▶ **YOUR ASSIGNMENT**: Where does the word "sink" occur in the data below? Copy each line that holds it.

BEGIN PROVIDED RECORDS

#ifndef EMX_OPT_RED4
#define EMX_OPT_RED4 1
#endif
#ifndef EMX_OPT_RTILE
#define EMX_OPT_RTILE 1
#endif
#ifndef EMX_LEAN_FOLD_D
#define EMX_LEAN_FOLD_D 0
#endif
#ifndef EMX_LEAN_FOLD_SPW
#define EMX_LEAN_FOLD_SPW 1
#endif
#ifndef EMX_OPT_SKEW
#define EMX_OPT_SKEW 1
#endif
#ifndef EMX_SNOOKER_BUDGET
// ... 684 lines not shown
                dst_[e_] = reinterpret_cast<const double2*>(A.tp1)[e_];      \
            __syncthreads();                                                                        \
            stage_pending = false;                                                                  \
        }                                                                                           \
    } while (0)
    const int t_hi = thidev_ ? *thidev_ : A.t_hi;
    if (tlo_ + wave * spw >= t_hi) {
        EMX_STAGE_PUBLISH();
        return;
    }
    for (int t0 = tlo_ + wave * spw; t0 < t_hi; t0 += nwaves * spw) {
        const int nslot = min(spw, t_hi - t0);
        const int npass = (nslot + WPW - 1) / WPW;
        const int pbase = A.pos0 + t0;

        for (int pb = 0; pb < npass; pb += PF) {
            if (skew && stager && stage_pending) {
                EMX_STAGE_PUBLISH();
                for (int r_ = 0; r_ < skewsl_; ++r_) __builtin_amdgcn_s_sleep(8);
            }
            int wi[PF], ja[PF], jb[NR >= 3 ? PF : 1], jc[NR >= 4 ? PF : 1];
#pragma unroll
            for (int k = 0; k < PF; ++k) {
                const int srow = (pb + k) * WPW + sub;
                const int pos = pbase + (srow < nslot ? srow : 0);
                wi[k] = A.order[pos];
                if constexpr (NR >= 2) ja[k] = A.p0[pos];
                if constexpr (NR >= 3) jb[k] = A.p1[pos];
                if constexpr (NR >= 4) jc[k] = A.p2[pos];
            }
            EMX_STAMP(1);
            if (EMX_OPT_STAMPS && A.dbg) {
                asm volatile("s_waitcnt vmcnt(0)" ::: "memory");
                EMX_STAMP(13);
            }
            Row<G, V, CH> xi[PF], xa[NR >= 2 ? PF : 1], xb[NR >= 3 ? PF : 1], xc[NR >= 4 ? PF : 1];
            Row<G, V, CH> qk[RTILE ? PF : 1];
            double s0v[PF], facv[PF], lpov[PF], loguv[PF];
#pragma unroll
            for (int k = 0; k < PF; ++k) {
                const int srow = (pb + k) * WPW + sub;
                const int pos = pbase + (srow < nslot ? srow : 0);
                if (!(ablate_ & 32)) load_row<G, V, CH>(xi[k], A.X + (size_t)wi[k] * D, D, gl);
                if constexpr (MOVE == MOVE_GAUSS) {
                    if (disp_) load_row<G, V, CH>(xa[k], disp_ + (size_t)wi[k] * D, D, gl);
                } else if constexpr (NR >= 2) {
                    if (!(ablate_ & 32)) load_row<G, V, CH>(xa[k], partner_base<LEAN>(A, ja[k]) + (size_t)ja[k] * D, D, gl);
                }
                if constexpr (NR >= 3) load_row<G, V, CH>(xb[k], partner_base<LEAN>(A, jb[k]) + (size_t)jb[k] * D, D, gl);
                if constexpr (NR >= 4) load_row<G, V, CH>(xc[k], partner_base<LEAN>(A, jc[k]) + (size_t)jc[k] * D, D, gl);
                if constexpr (MOVE != MOVE_EVAL) {
                    s0v[k] = (MOVE == MOVE_SNOOKER) ? 0.0 : A.s0[pos];
                    facv[k] = A.fac[pos];
                    if (!DENSE || target_ == TGT_NONE) {
                        lpov[k] = A.lp[wi[k]];
                        loguv[k] = A.logu[pos];
                    } else {
                        lpov[k] = 0.0;
                        loguv[k] = 0.0;
                    }
                } else {
                    s0v[k] = facv[k] = lpov[k] = loguv[k] = 0.0;
                }
            }

            EMX_STAMP(2);
            if (stage_pending) EMX_STAGE_PUBLISH();
            EMX_STAMP(3);

            if (ablate_ & 128) {
                double sink = 0.0;
#pragma unroll
                for (int k = 0; k < PF; ++k) sink += xi[k].x[0][0] + xa[NR >= 2 ? k : 0].x[0][0] + lpov[k];
                if (sink == 1.2345e-300) A.fout[0] = sink;
                continue;
            }
#pragma unroll
            for (int k = 0; k < PF; ++k) {
                const int p = pb + k;
                if (p < npass) {
                    const int srow = p * WPW + sub;
                    const bool live = srow < nslot;
                    const int i = wi[k];
                    double factor = facv[k];

                    Row<G, V, CH> q;
                    if constexpr (MOVE == MOVE_GAUSS)
                        if (!disp_) gauss_disp_row<G, V, CH>(xa[k], A, i, ja[k], D, gl);
                    make_proposal<G, V, CH, MOVE>(xi[k], xa[NR >= 2 ? k : 0], xb[NR >= 3 ? k : 0], xc[NR >= 4 ? k : 0],
                                                  s0v[k], A.gammas, D, gl, q, factor, NR >= 2 ? ja[k] : -1);

                    bool badq = false;
                    if constexpr (MOVE != MOVE_EVAL) {
                        bool bl = false;
#pragma unroll
                        for (int c = 0; c < CH; ++c)
#pragma unroll
                            for (int v = 0; v < V; ++v) bl |= !(fabs(q.x[c][v]) <= 1.79769313486231570815e308);
                        badq = group_any<G>(bl, sub);
                        if (live && badq && gl == 0) raise_status(A.status, ST_BAD_COORD);
                    }

                    if (target_ == TGT_NONE) {
                        if (live) {
                            const int t = t0 + srow;
                            store_row<G, V, CH>(q, A.qout + (size_t)t * D, D, gl);
                            if (gl == 0) A.fout[t] = factor;
                        }
                    } else if (LEAN != 1 && !DENSE && target_ == TGT_REPLAY) {
                        if constexpr (MOVE != MOVE_EVAL) {
                            if (live) {
                                store_row<G, V, CH>(q, A.X + (size_t)i * D, D, gl);
                                if (gl == 0) A.lp[i] = loguv[k];
                            }
                        }
                    } else if constexpr (!DENSE) {
                        const double lp_new = eval_valu_target<G, V, CH>(q, mu, iv, A.tp0, A.tp1, target_, A.tscale, D, gl, lane);
                        if (live && gl == 0 && (lp_new != lp_new)) raise_status(A.status, ST_NAN_LOGP);
                        if constexpr (MOVE == MOVE_EVAL) {
                            if (live && gl == 0) A.lp[i] = lp_new;
                        } else {
                            const double lp_old = lpov[k];
                            const double lnpdiff = factor + lp_new - lp_old;
                            const bool accept = live && !badq && (lnpdiff > loguv[k]);
                            if (accept) {
                                store_row<G, V, CH>(q, A.X + (size_t)i * D, D, gl);
                                if (gl == 0) A.lp[i] = lp_new;
                            }
                            if (live && gl == 0) {
                                A.acc[i] = accept ? 1 : 0;
                                if (chain_lp_) {
                                    chain_lp_[i] = accept ? lp_new : lp_old;
                                    if (accept) A.acc_count[i] += 1u;
                                }
                                if (declp_) put_decision(t0 + srow - tlo_, accept ? lp_new : __builtin_nan(""));
                            }
                            if (live && chain_) store_row_stream<G, V, CH>(accept ? q : xi[k], chain_ + (size_t)i * D, D, gl);
                            if (live && sendbuf_) {
                                double* sb = sendbuf_ + (size_t)(t0 + srow - tlo_) * (D + 2);
                                store_row<G, V, CH>(accept ? q : xi[k], sb, D, gl);
                                if (gl == 0) {
                                    sb[D] = accept ? lp_new : lp_old;
                                    sb[D + 1] = accept ? 1.0 : 0.0;
                                }
                            }
                        }
                    } else {
                        const int trow = srow & 15;
#pragma unroll
                        for (int c = 0; c < CH; ++c)
#pragma unroll
                            for (int v = 0; v < V; ++v) {
                                const int d = (c * G + gl) * V + v;
                                if constexpr (RTILE) {
                                    if (d < Dp && !(ablate_ & 4)) tile[trow * RT + d] = (live && !badq) ? q.x[c][v] - mu.x[c][v] : 0.0;
                                } else {
                                    if (d < Dp && !(ablate_ & 4)) tile[trow * RT + d] = (live && !badq) ? q.x[c][v] : muS[d];
                                }
                            }
                        if constexpr (RTILE) qk[k] = q;
                        if (gl == 0) facS[trow] = badq ? -__builtin_inf() : factor;
                        if constexpr (MOVE != MOVE_EVAL) {
                            if (live && chain_) store_row_stream<G, V, CH>(xi[k], chain_ + (size_t)i * D, D, gl);
                            if (live && sendbuf_)
                                store_row<G, V, CH>(xi[k], sendbuf_ + (size_t)(t0 + srow - tlo_) * (D + 2), D, gl);
                        }
                    }
                }
            }

            EMX_STAMP(4);
            if constexpr (DENSE) {
                const int plast = (pb + PF < npass ? pb + PF : npass) - 1;
                const bool tile_done = ((plast + 1) % PPT == 0) || (plast + 1 == npass);
                if (target_ != TGT_NONE && tile_done && !(ablate_ & 16)) {
                    const int tb = (plast / PPT) * 16;
                    const int myrow = (lane >> 4) + 4 * (lane & 3);
                    const bool mine = (lane & 15) < 4 && tb + myrow < nslot;
                    const int mypos = pbase + (tb + myrow < nslot ? tb + myrow : 0);
                    const int my_i = A.order[mypos];
                    double my_lpo = 0.0, my_logu = 0.0;
                    if constexpr (MOVE != MOVE_EVAL) {
                        my_lpo = A.lp[my_i];
                        my_logu = A.logu[mypos];
                    }
                    EMX_WAVE_SYNC();
                    double my_qf = 0.0;
                    {
                        const int am = lane & 15, ak = lane >> 4;
                        typedef double d4 __attribute__((ext_vector_type(4)));
                        double afr[KK];
#pragma unroll
                        for (int kk = 0; kk < KK; ++kk) {
                            if constexpr (RTILE)
                                afr[kk] = tile[am * RT + 4 * kk + ak];
                            else
                                afr[kk] = tile[am * RT + 4 * kk + ak] - muS[4 * kk + ak];
                        }
                        double part[4] = {0.0, 0.0, 0.0, 0.0};
                        if (EMX_OPT_STAMPS && A.dbg) { asm volatile("s_waitcnt lgkmcnt(0)" ::: "memory"); }
                        EMX_STAMP(5);
                        if (!(ablate_ & 1))
#pragma unroll
                        for (int nb = 0; nb < DPB; ++nb) {
                            d4 accv = {0.0, 0.0, 0.0, 0.0};
#pragma unroll
                            for (int kk = 4 * nb; kk < KK; ++kk)
                                accv = __builtin_amdgcn_mfma_f64_16x16x4f64(afr[kk], Sfrag[(dense_block(DPB, nb, kk >> 2) * 4 + (kk & 3)) * 64 + lane], accv, 0, 0, 0);
#pragma unroll
                            for (int r = 0; r < 4; ++r) part[r] = fma(accv[r], accv[r], part[r]);
                        }
                        if (EMX_OPT_STAMPS && A.dbg) { asm volatile("s_nop 0" ::: "memory"); }
                        EMX_STAMP(6);
#if EMX_OPT_RED4
                        my_qf = row16_sum4(part[0], part[1], part[2], part[3], lane);
#else
#pragma unroll
                        for (int r = 0; r < 4; ++r) part[r] = group_sum<16>(part[r]);
                        my_qf = part[0];
#pragma unroll
                        for (int r = 1; r < 4; ++r) my_qf = (am == r) ? part[r] : my_qf;
#endif
                    }
                    EMX_STAMP(7);
                    bool acc = false;
                    double lp_fin = my_lpo;
                    if (mine) {
                        const double lpn = -0.5 * my_qf;
                        if (lpn != lpn) raise_status(A.status, ST_NAN_LOGP);
                        if constexpr (MOVE == MOVE_EVAL) {
                            A.lp[my_i] = lpn;
                        } else {
                            const double lnpdiff = facS[myrow] + lpn - my_lpo;
                            acc = lnpdiff > my_logu;
                            A.acc[my_i] = acc ? 1 : 0;
                            if (acc) {
                                A.lp[my_i] = lpn;
                                lp_fin = lpn;
                            }
                            if (chain_lp_) {
                                chain_lp_[my_i] = lp_fin;
                                if (acc) A.acc_count[my_i] += 1u;
                            }
                            if (declp_) put_decision(t0 + tb + myrow - tlo_, acc ? lpn : __builtin_nan(""));
                        }
                    }
                    EMX_STAMP(8);
                    if constexpr (MOVE != MOVE_EVAL) {
                        const unsigned long long am64 = __ballot(acc);
                        if (sendbuf_ && (lane & 15) < 4) qfS[myrow] = lp_fin;
                        if (sendbuf_) EMX_WAVE_SYNC();
#pragma unroll
                        for (int pp = 0; pp < PPT; ++pp) {
                            if (ablate_ & 8) break;
                            const int row = pp * WPW + sub;
                            const int sidx = tb + row;
                            const bool lv = sidx < nslot;
                            const bool ac = lv && ((am64 >> ((row & 3) * 16 + (row >> 2))) & 1ull);
                            if (!lv) continue;
                            if (sendbuf_ && gl == 0) {
                                double* sb = sendbuf_ + (size_t)(t0 + sidx - tlo_) * (D + 2);
                                sb[D] = qfS[row];
                                sb[D + 1] = ac ? 1.0 : 0.0;
                            }
                            if (!ac) continue;
                            int wi2;
                            if constexpr (PF == PPT) {
                                wi2 = wi[0];
#pragma unroll
                                for (int k2 = 1; k2 < PF; ++k2) wi2 = (pp == k2) ? wi[k2] : wi2;
                            } else {
                                wi2 = A.order[pbase + sidx];
                            }
                            Row<G, V, CH> rr;
                            if constexpr (RTILE) {
                                rr = qk[pp < PF ? pp : 0];
                            } else {
#pragma unroll
                                for (int c = 0; c < CH; ++c)
#pragma unroll
                                    for (int v = 0; v < V; ++v) {
                                        const int d = (c * G + gl) * V + v;
                                        rr.x[c][v] = d < D ? tile[row * RT + d] : 0.0;
                                    }
                            }
                            store_row<G, V, CH>(rr, A.X + (size_t)wi2 * D, D, gl);
                            if (chain_) store_row_stream<G, V, CH>(rr, chain_ + (size_t)wi2 * D, D, gl);
                            if (sendbuf_) store_row<G, V, CH>(rr, sendbuf_ + (size_t)(t0 + sidx - tlo_) * (D + 2), D, gl);
                        }
                    }
                    EMX_STAMP(9);
                    EMX_WAVE_SYNC();
                }
            }
        }
    }
    if (EMX_OPT_STAMPS && A.dbg) { asm volatile("s_waitcnt vmcnt(0)" ::: "memory"); }
    EMX_STAMP(10);
    if (EMX_OPT_STAMPS && A.dbg && wib == 0 && lane == 0) A.dbg[(size_t)blockIdx.x * 16 + 12] = wall_clock64();
}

END PROVIDED RECORDS

▶ **ANSWER FOR THE TASK**:
                double sink = 0.0;
                for (int k = 0; k < PF; ++k) sink += xi[k].x[0][0] + xa[NR >= 2 ? k : 0].x[0][0] + lpov[k];
                if (sink == 1.2345e-300) A.fout[0] = sink;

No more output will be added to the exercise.